When I first started traveling I liked everywhere I went, loooved everywhere I went, and sometimes I would wonder if maybe I just had no taste. So now, whenever I don't love a place, at least I'm reminded that I have opinions. I was planning on loving Belgrade, which was probably my first problem. It's not horrible. I don't hate it. But I don't love it.
To get to the Contemporary Art Museum, you have to walk over a bridge (if you're going on foot, I mean). I love bridges. This particular bridge was long and loud and concrete ugly and windy (it is freezing here) and I haven't read the right kind of books to effectively imagine myself as the heroine of some novel filled with bread lines. But on the other side I walked by the river and had it pretty much to myself and it was nice in a plotless-foreign-film kind of way. My map was a little vague, but a building appeared about where I thought the museum should be. It looked neglected--abandoned, really--but there were some sculptures in the long-umowed grass. Walking around to the front of the building, I thought I saw some modern sculptures through the second floor windows, until I got closer and realized it was crumpled-up construction (rekonstrukcija) signs. It was clearly the museum, and it was clearly not open for business. But I had walked a long way over a long cold bridge, and I wanted confirmation. I couldn't remember how to say open or closed in Serbo-Croat-Bosnian-Montenegrin-whatever, so I summoned my best Serbian accent and asked the dude hanging around the entrance 'Where's the museum?'. He was super nice, although his dog was a little growl-y and scary and the lone dude plus dog guarding abandoned building was all a little post-apocalyptic. Turns out the museum has been closed for reconstruction for four years (fucking tourist office map). It doesn't look like they're reconstructing anything, though, so it's not surprising that there's no expected completion date. The guard, or whatever he was, let me look around a little, but there wasn't much to see. Just a large building in disarray with no apparent reconstruction going on, and no art.

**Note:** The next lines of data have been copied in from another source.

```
enum { TAG_NONE = 0, TAG_CONV1 = 1, TAG_CONV2 = 2, TAG_EMBED = 3, TAG_FFN1 = 4, TAG_FFN2 = 5, TAG_QKV = 6, TAG_ATTN = 7, TAG_ATTN_OUT = 8,
       TAG_PW1 = 9, TAG_DWCONV = 10, TAG_PW2 = 11, TAG_LN = 12, TAG_ENC_PROJ = 13, TAG_LSTM = 20, TAG_PRED_PROJ = 21,
       TAG_JOINT_TANH = 22, TAG_JOINT_OUT = 23, TAG_GREEDY_UPDATE = 24, TAG_BLOCK_FRONT = 30, TAG_BLOCK_BACK = 31, TAG_FFN_FUSED = 32, TAG_FFN_QKV = 33, TAG_OUT_PW1 = 34, TAG_FFN_MERGED = 35,
       TAG_CONV1_MINOR = 36, TAG_CONV2_MINOR = 37, TAG_EMBED_MINOR = 38,
       TAG_SCORE_PICK = 40, TAG_SCORE_ALPHA = 41,
       TAG_SCORE_VITERBI = 42,
       TAG_PREFIX_STEP = 43, TAG_PREFIX_MERGE = 44,
       TAG_CTC_PREFIX = 45,
       TAG_CTC_PREFIX_POOL = 46, TAG_CTC_PREFIX_PACK = 47 };

struct ProfScope {
    rnnt_ctx* ctx; hipStream_t s; bool on;
    ProfScope(rnnt_ctx* c, hipStream_t st, int tag) : ctx(c), s(st), on(c->prof_tag == tag && tag != TAG_NONE && !c->capturing) {
        if (on) {
            if (ctx->prof_used + 2 > ctx->prof_ev.size()) {
                for (int i = 0; i < 2; ++i) { hipEvent_t e; (void)hipEventCreate(&e); ctx->prof_ev.push_back(e); }
            }
            (void)hipEventRecord(ctx->prof_ev[ctx->prof_used], s);
        }
    }
    ~ProfScope() {
        if (on) { (void)hipEventRecord(ctx->prof_ev[ctx->prof_used + 1], s); ctx->prof_used += 2; }
    }
};

template <typename T, bool HOST>
int dmalloc(rnnt_ctx* ctx, DevBuf<T, HOST>& b, size_t n) {
    const size_t bytes = n * sizeof(T);
    void* q = nullptr;
    const hipError_t e = HOST ? hipHostMalloc(&q, bytes) : hipMalloc(&q, bytes);
    if (e != hipSuccess) {
        (void)hipGetLastError();
        return fail(ctx, HOST ? RNNT_ERR_HIP : RNNT_ERR_OOM, "%s of %zu bytes failed", HOST ? "hipHostMalloc" : "hipMalloc", bytes);
    }
    b.p = static_cast<T*>(q);
    b.cap = q ? n : 0;
    if (!HOST) live_device_bytes += (int64_t)(b.cap * sizeof(T));
    return RNNT_OK;
}

template <typename T, bool HOST>
int reserve(rnnt_ctx* ctx, DevBuf<T, HOST>& b, size_t n) {
    if (n <= b.cap) return RNNT_OK;
    b.release();
    return dmalloc(ctx, b, n);
}

template <typename T>
int reserve_exact(rnnt_ctx* ctx, DevBuf<T>& b, size_t n) {
    if (n != b.cap) b.release();
    return reserve(ctx, b, n);
}

template <typename T>
struct Carve {
    T* base = nullptr;
    size_t off = 0;
// ... 245 lines not shown

int run_layer(rnnt_ctx* ctx, hipStream_t s, int l, int B, int tq, int T2, int kv_row0, int pos_start, int ring_pos,
              const int* klen_dev) {
    LayerDescs d;
    LayerBufs bf{ctx->x, ctx->hbuf, ctx->qbuf, ctx->abuf, ctx->dbuf};
    int rc = build_layer(ctx, l, B, tq, T2, kv_row0, pos_start, ring_pos, klen_dev, bf, d);
    if (rc) return rc;
    if ((rc = launch_gemm(ctx, s, &d.ffn1m, 1, TAG_FFN1))) return rc;
    if ((rc = launch_gemm(ctx, s, &d.ffn2m, 1, TAG_FFN2))) return rc;
    if ((rc = launch_gemm(ctx, s, d.qkv, 3, TAG_QKV))) return rc;
    if ((rc = launch_attn(ctx, s, d.attn, B))) return rc;
    if ((rc = launch_gemm(ctx, s, &d.out, 1, TAG_ATTN_OUT))) return rc;
    if ((rc = launch_gemm(ctx, s, &d.pw1, 1, TAG_PW1))) return rc;
    if ((rc = launch_dw(ctx, s, d.dw))) return rc;
    if ((rc = launch_gemm(ctx, s, &d.pw2, 1, TAG_PW2))) return rc;
    if ((rc = launch_gemm(ctx, s, &d.ffn1, 1, TAG_FFN1))) return rc;
    if ((rc = launch_gemm(ctx, s, &d.ffn2, 1, TAG_FFN2))) return rc;
    return launch_ln(ctx, s, d.lnf);
}

static bool conv2_bw_on() {
    static const int conv2_bw = getenv("RNNT_CONV2_BW") ? atoi(getenv("RNNT_CONV2_BW")) : 1;
    return conv2_bw != 0;
}
static bool conv2_fused(const rnnt_ctx* ctx, long long M) {
    return ctx->conv1_fuse && ctx->numerics != RNNT_NUM_F32 && conv2_bw_on() && ctx->conv2_wp && M >= 32768 && M < (1ll << 31);
}
int run_subsample(rnnt_ctx* ctx, hipStream_t s, const float* fbank, int B, int Tstride, int T, const int* starts_dev, int nc,
                  float* y1, float* y2, float* xout, int out_cn = 0, int out_rows = 0, int out_r0 = 0, bool minor = false, bool fuse_ok = false) {
    const int tag1 = minor ? TAG_CONV1_MINOR : TAG_CONV1, tag2 = minor ? TAG_CONV2_MINOR : TAG_CONV2, tag3 = minor ? TAG_EMBED_MINOR : TAG_EMBED;
    const int t1 = sub1_len(T), tq = sub_len(T);
    const int VB = nc * B;
    int rc;
    const bool fused = fuse_ok && conv2_fused(ctx, (long long)VB * tq * RNNT_FSUB);
    if (!fused) {
        if (!y1) return fail(ctx, RNNT_ERR_STATE, "run_subsample: no conv1 slab");
        ProfScope prof(ctx, s, tag1);
        static const int c1_rows = getenv("RNNT_CONV1_ROWS") ? atoi(getenv("RNNT_CONV1_ROWS")) : 1;
        if (c1_rows && !ctx->gemm_m_cap && (long long)VB * ((t1 + C1_TB - 1) / C1_TB) >= 256)
            hipLaunchKernelGGL(conv1_relu_rows, dim3(VB, (t1 + C1_TB - 1) / C1_TB), dim3(256), 0, s, fbank, ctx->conv1_wt, ctx->conv1_b, y1, B, Tstride, t1,
                               starts_dev, nc, out_cn > 0 ? 1 : 0);
        else
            hipLaunchKernelGGL(conv1_relu, dim3(grid_for((long long)VB * t1 * RNNT_F1 * D)), dim3(256), 0, s, fbank, ctx->conv1_wt, ctx->conv1_b,
                               y1, B, Tstride, t1, starts_dev, nc, out_cn > 0 ? 1 : 0);
        LAUNCHCHK("conv1_relu");
    }
    GemmP g = plain_gemm(y1, 0, ctx->conv2_w, 2304, ctx->conv2_b, y2, D, VB * tq * RNNT_FSUB, D, 2304, EPI_RELU);
    g.a_n1 = tq * RNNT_FSUB; g.a_n2 = RNNT_FSUB;
    g.a_s0 = (long long)t1 * RNNT_F1 * D; g.a_s1 = 2LL * RNNT_F1 * D; g.a_s2 = 2LL * D;
    g.a_seg = 768; g.a_seg_stride = (long long)RNNT_F1 * D;
    static const int conv2_lds = getenv("RNNT_CONV2_LDS") ? atoi(getenv("RNNT_CONV2_LDS")) : 1;
    const bool conv2_bw = conv2_bw_on();
    static const bool nw8 = getenv("RNNT_BW_NW") ? atoi(getenv("RNNT_BW_NW")) == 8 : true;
#define BW_LAUNCH_NUM(KERNEL, NUM_, ...) { if (nw8) hipLaunchKernelGGL((KERNEL<NUM_, 8>), grid, dim3(512), 0, s, __VA_ARGS__); \
                                           else hipLaunchKernelGGL((KERNEL<NUM_, 4>), grid, dim3(256), 0, s, __VA_ARGS__); }
#define BW_LAUNCH(KERNEL, ...)                                                                         \
    switch (ctx->numerics) {                                                                           \
        case RNNT_NUM_BF16: BW_LAUNCH_NUM(KERNEL, RNNT_NUM_BF16, __VA_ARGS__) break;                   \
        case RNNT_NUM_F16X3: BW_LAUNCH_NUM(KERNEL, RNNT_NUM_F16X3, __VA_ARGS__) break;                 \
        default: BW_LAUNCH_NUM(KERNEL, RNNT_NUM_BF16X3, __VA_ARGS__) break;                            \
    }                                                                                                  \
    LAUNCHCHK(#KERNEL)
    if (fused) {
        ProfScope prof(ctx, s, tag2);
        g.A = nullptr;
        if ((rc = prepare_gemm(ctx, g))) return rc;
        const dim3 grid((g.M + 127) / 128);
        const Conv1Src src{fbank, ctx->conv1_wt, ctx->conv1_b, starts_dev, B, Tstride, nc, out_cn > 0 ? 1 : 0};
        BW_LAUNCH(gemm_bw_c1, g, ctx->conv2_wp, src);
    } else if (ctx->numerics != RNNT_NUM_F32 && conv2_bw && ctx->conv2_wp && g.M >= 32768 && !ctx->gemm_m_cap) {
        ProfScope prof(ctx, s, tag2);
        if ((rc = prepare_gemm(ctx, g))) return rc;
        const dim3 grid((g.M + 127) / 128);
        BW_LAUNCH(gemm_bw, g, ctx->conv2_wp);
#undef BW_LAUNCH
#undef BW_LAUNCH_NUM
    } else if (ctx->numerics != RNNT_NUM_F32) {
        if ((rc = launch_gemm(ctx, s, &g, 1, tag2))) return rc;
    } else if (conv2_lds && g.M >= 2048 && !ctx->gemm_m_cap) {
        ProfScope prof(ctx, s, tag2);
        GemmBatch gb;
        memset(&gb, 0, sizeof(gb));
        gb.g[0] = g;
        if ((rc = prepare_gemm(ctx, gb.g[0]))) return rc;
        if (conv2_lds == 2 && nc > 1) launch_gemm_ns<2, 2, false, true>(s, gb, g.M, g.N, 1);
        else launch_gemm_ns<2, 2>(s, gb, g.M, g.N, 1);
        LAUNCHCHK("gemm_ns");
    } else if ((rc = launch_gemm(ctx, s, &g, 1, tag2))) return rc;
    GemmP go = plain_gemm(y2, RNNT_FSUB * D, ctx->emb_w, RNNT_FSUB * D, ctx->emb_b, xout, D, VB * tq, D, RNNT_FSUB * D, EPI_SCALE, 16.0f);
    if (out_cn > 0) { go.c_n = out_cn; go.c_s0 = (long long)out_rows * D; go.c_r0 = out_r0; go.c_mod = BIG; go.c_s1 = D; }
    return launch_gemm(ctx, s, &go, 1, tag3);
}

template <int NUM>
size_t fuse_lds(int MT, bool back) {
    const size_t R = 16 * MT, opb = FuseCfg<NUM>::OPB;
    return back ? R * 1024 + R * opb + R * 1024 + sizeof(FuseRows) : R * 1024 + 2 * R * opb + sizeof(FuseRows);
}
template <int NUM, int MT>
int launch_fused_t(rnnt_ctx* ctx, hipStream_t s, bool back, const FuseItem* tab, int n_items, int n_groups, int S, int B) {
    const size_t lds = fuse_lds<NUM>(MT, back);
    int rc_attr;
    const dim3 grid((unsigned)((n_items + 7) / 8 * 8 * n_groups));
    if (back) {
        if ((rc_attr = ensure_dyn_lds(ctx, reinterpret_cast<const void*>(&block_back<NUM, MT>), lds))) return rc_attr;
        hipLaunchKernelGGL((block_back<NUM, MT>), grid, dim3(FUSE_THREADS), lds, s, ctx->layers_dev, tab, ctx->wf_x, n_items, n_groups, S, B, ctx->cap);
        LAUNCHCHK("block_back");
    } else {
        if ((rc_attr = ensure_dyn_lds(ctx, reinterpret_cast<const void*>(&block_front<NUM, MT>), lds))) return rc_attr;
        hipLaunchKernelGGL((block_front<NUM, MT>), grid, dim3(FUSE_THREADS), lds, s, ctx->layers_dev, tab, ctx->wf_x, n_items, n_groups, S, B, (long long)ctx->tcap);
        LAUNCHCHK("block_front");
    }
    return RNNT_OK;
}
template <int NUM>
int launch_fused_n(rnnt_ctx* ctx, hipStream_t s, bool back, const FuseItem* tab, int n_items, int n_groups, int S, int B, int MT) {
    switch (MT) {
        case 1: return launch_fused_t<NUM, 1>(ctx, s, back, tab, n_items, n_groups, S, B);
        case 2: return launch_fused_t<NUM, 2>(ctx, s, back, tab, n_items, n_groups, S, B);
        default: return launch_fused_t<NUM, 3>(ctx, s, back, tab, n_items, n_groups, S, B);
    }
}
int launch_fused(rnnt_ctx* ctx, hipStream_t s, bool back, const FuseItem* tab, int n_items, int maxnf, int B, int tag) {
    ProfScope prof(ctx, s, tag);
// ... 116 lines not shown
```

The National Museum is also closed for reconstruction. So is all but one small room of the Serbian History Museum. There is a Russian church here, founded by refugees from the revolution, but it is under construction. There's a Cervantes Institute (we could have spoken Spanish!) but they are in between exhibitions. I tried to go to galleries, but they were either closed or full of the kind of nautical scene paintings that I imagine a certain kind of rich person buys merely as an expression of wealth. I did find one street art gallery which was cool, but there was no employee to be found so no one to ask my Belgrade graffiti questions. It seems like there are good things here. I really do get that feeling. I just can't find them. And I already said that it's freezing, right?